Months ago, when the financial crisis began, the Fund could have quietly
encouraged Japan, the US and Europe to provide some credit support to the
Bank of Korea. It might well have worked with the major banks to encourage
them to roll over their short-term debts without inflaming the panic. With
appropriate confidence-building measures, Korea could probably have got by
with a modest slowdown in growth, no credit crunch, and a realistic time
horizon of a few years to complete its needed financial reforms.
>In more than six dozen developing countries, the IMF is in a position to
choose make-or-break financial policies. While its instincts are often
correct, they can sometimes be wrong, with serious consequences.
>In recent years, the IMF mishandled the Russian reforms (for example, by
insisting for more than a year that all 15 successor states to the Soviet
Union share a common currency, thereby delaying stabilisation and
undermining the political support for reforms).

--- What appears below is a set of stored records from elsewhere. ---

#ifndef LB_SEARCH_CHUNK_DEF
#define LB_SEARCH_CHUNK_DEF 8
#endif
struct lb_engine {
  int device = 0;
  bool latency = false;
  int n_cus = 0;
  hipStream_t stream = nullptr;
  hipStream_t stream2 = nullptr;
  hipStream_t stream3 = nullptr;
  hipStream_t hp[3] = {nullptr, nullptr, nullptr};
  uint32_t prio_max = 0;
  hipEvent_t ev_g1 = nullptr, ev_s = nullptr, ev_fork = nullptr, ev_dec = nullptr, ev_pk = nullptr;
  hipEvent_t ev_pkst = nullptr;
  hipEvent_t ev_sdec = nullptr, ev_sblind = nullptr;
  std::mutex mu;
  dbuf scalars, sig_aff, sig_inf, sig_status, q, h_aff, rpk, rsig, pk_status, ml, treeP, treeS, job_status,
      nodes, verdict, parts, ok, chunk_acc, chunk_status, fS;
  dbuf msg_tab, rep_of, uid_of, uniq_set, n_u, set_uid, gcnt, gpos, goff, gch, chunk_beg, chunk_end, members,
      set_live, gacc, gp_aff, gp_inf, chunk_root;
  uint32_t gmax_chunks = 0;
  bool straus = false, straus_run = false, rpk_stale = false;
  bool gsum_wave = true;
  dbuf pk3, corder;
  bool gsum_tree = true;
  bool alone = false, row_fe = true;
  int alone_force = -1;
  uint32_t gchunk = LB_GROUP_CHUNK;
  dbuf sig_aos, bcnt, bcursor, boff, bch, bchunk_beg, bchunk_end, bmembers, bacc, bsum, wsum;
  dbuf park;
  bool spec_gsum = false;
  dbuf set_spec, live_flag;
  uint32_t* h_flag = nullptr;
  uint64_t partial_serial = 0;
  uint32_t partial_mu = 0;
  bool msm_g8 = true;
  dbuf sx[32];
  dbuf pk_aff;
  dbuf y_root;
  uint64_t msg_key = 0;
  uint32_t miller_wave_max = 2048;
  uint32_t row_max = 256;
  int miller_form = 0;
  uint32_t miller_lds3_max = 32768;
  uint32_t hash_g8_max = 2048;
  uint32_t hash_row_max = 256;
  uint32_t hash_row_careful = 0;
  bool row_proj = true;
  bool small_par = true;
  uint32_t dec_row_max = 4096;
  uint32_t subgroup_g8_max = 4096;
  uint32_t small_s_max = 32768;
  uint32_t small_s_g8_max = 2048;
  uint32_t search_small_max = 32768;
  bool search_merge = true;
  dbuf s_terms, s_part;
  dbuf s_root, rs_idx, s_set;
  bool search_rootsum = true;
  bool search_pre = false;
  int smsm_form = 0;
  uint32_t search_chunk = LB_SEARCH_CHUNK_DEF;
  bool search_blk = true;
  bool root_shuffle = true;
  std::vector<uint64_t> h_scalars;
  dbuf table;
  uint32_t table_n = 0, table_cap = 0;
  dbuf kzg_g1, kzg_g2;
  uint32_t kzg_n = 0;
  bool profiling = false;
  hipEvent_t ev0[kStages] = {}, ev1[kStages] = {};
  bool used[kStages] = {};
  float last_ms[kStages] = {};
  float acc_ms[kStages] = {};
  uint32_t* h_nu = nullptr;
  void* h_stage = nullptr;
  size_t h_stage_cap = 0;
  lb_batch* scratch = nullptr;
};

static std::mutex g_engine_mu;
static int g_engine_count[64];
static std::atomic<uint64_t> g_batch_serial{0};
#ifndef LB_HASH_ALONE_G8
#define LB_HASH_ALONE_G8 1
#endif
static std::atomic<int> g_device_busy[64];
struct exit_rec {
  const void* eng = nullptr;
  int64_t ns = 0;
};
static std::mutex g_exit_mu[64];
static exit_rec g_device_exit[64][2];
static int64_t lb_now_ns() {
  return std::chrono::duration_cast<std::chrono::nanoseconds>(std::chrono::steady_clock::now().time_since_epoch()).count();
}
static int g_latency_cus[64];
static int g_latency_live[64];
struct busy_scope {
  int dev;
  const void* eng;
  bool counted;
  busy_scope(int d, const void* e, bool latency = false) : dev(d), eng(e), counted(!latency) {
    if (counted) g_device_busy[dev].fetch_add(1, std::memory_order_relaxed);
  }
  ~busy_scope() {
    if (!counted) return;
    {
      std::lock_guard<std::mutex> lk(g_exit_mu[dev]);
      exit_rec* r = g_device_exit[dev];
      if (r[0].eng != eng) r[1] = r[0];
      r[0] = exit_rec{eng, lb_now_ns()};
    }
    g_device_busy[dev].fetch_sub(1, std::memory_order_relaxed);
  }
};
#ifndef LB_ALONE_GRACE_MS
#define LB_ALONE_GRACE_MS 20
#endif
template <class E>
static bool device_alone(const E* e) {
  if (e->latency) return true;
  if (e->alone_force >= 0) return e->alone_force != 0;
  if (g_device_busy[e->device].load(std::memory_order_relaxed) > 1) return false;
  int64_t other;
  {
    std::lock_guard<std::mutex> lk(g_exit_mu[e->device]);
    const exit_rec* r = g_device_exit[e->device];
    other = r[0].eng != (const void*)e ? r[0].ns : r[1].ns;
  }
  return other == 0 || lb_now_ns() - other > (int64_t)LB_ALONE_GRACE_MS * 1000000;
}
static int max_engines_per_device() {
  const char* v = getenv("LB_MAX_ENGINES_PER_DEVICE");
  int k = v ? atoi(v) : 0;
  return k > 0 ? k : 10;
}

In Bulgaria, the IMF signed
a programme in July 1996 based on 2.5 per cent growth and 20 per cent
inflation in 1997. Instead, Bulgaria has suffered an outright collapse of
gross domestic product of more than 10 per cent, and inflation in the
hundreds of per cent. The IMF (in common with others) failed to foresee the
Mexico crisis in 1994, and the Asian crises in 1997.
>Three general conclusions can be reached. First, the IMF is invested with
too much power: no single agency should have responsibility for economic
policy in half the developing world.
>Second, the IMF's executive board should do its job of overseeing the
staff, rather than simply rubber-stamp the staffs' proposals. It is high
time the board consult outside expertise in the exploratory stages of IMF
operations; it should also canvas international opinion about the origins
and policy implications of the Asian crisis.
>Third, IMF operations should be made public, so that professional debate
and review can help ensure the highest possible professionalism of the
institution, especially since (for all its faults) the Fund will surely
continue to play an important role for many years in the future.
>The author is head of the Harvard Institute for International Development.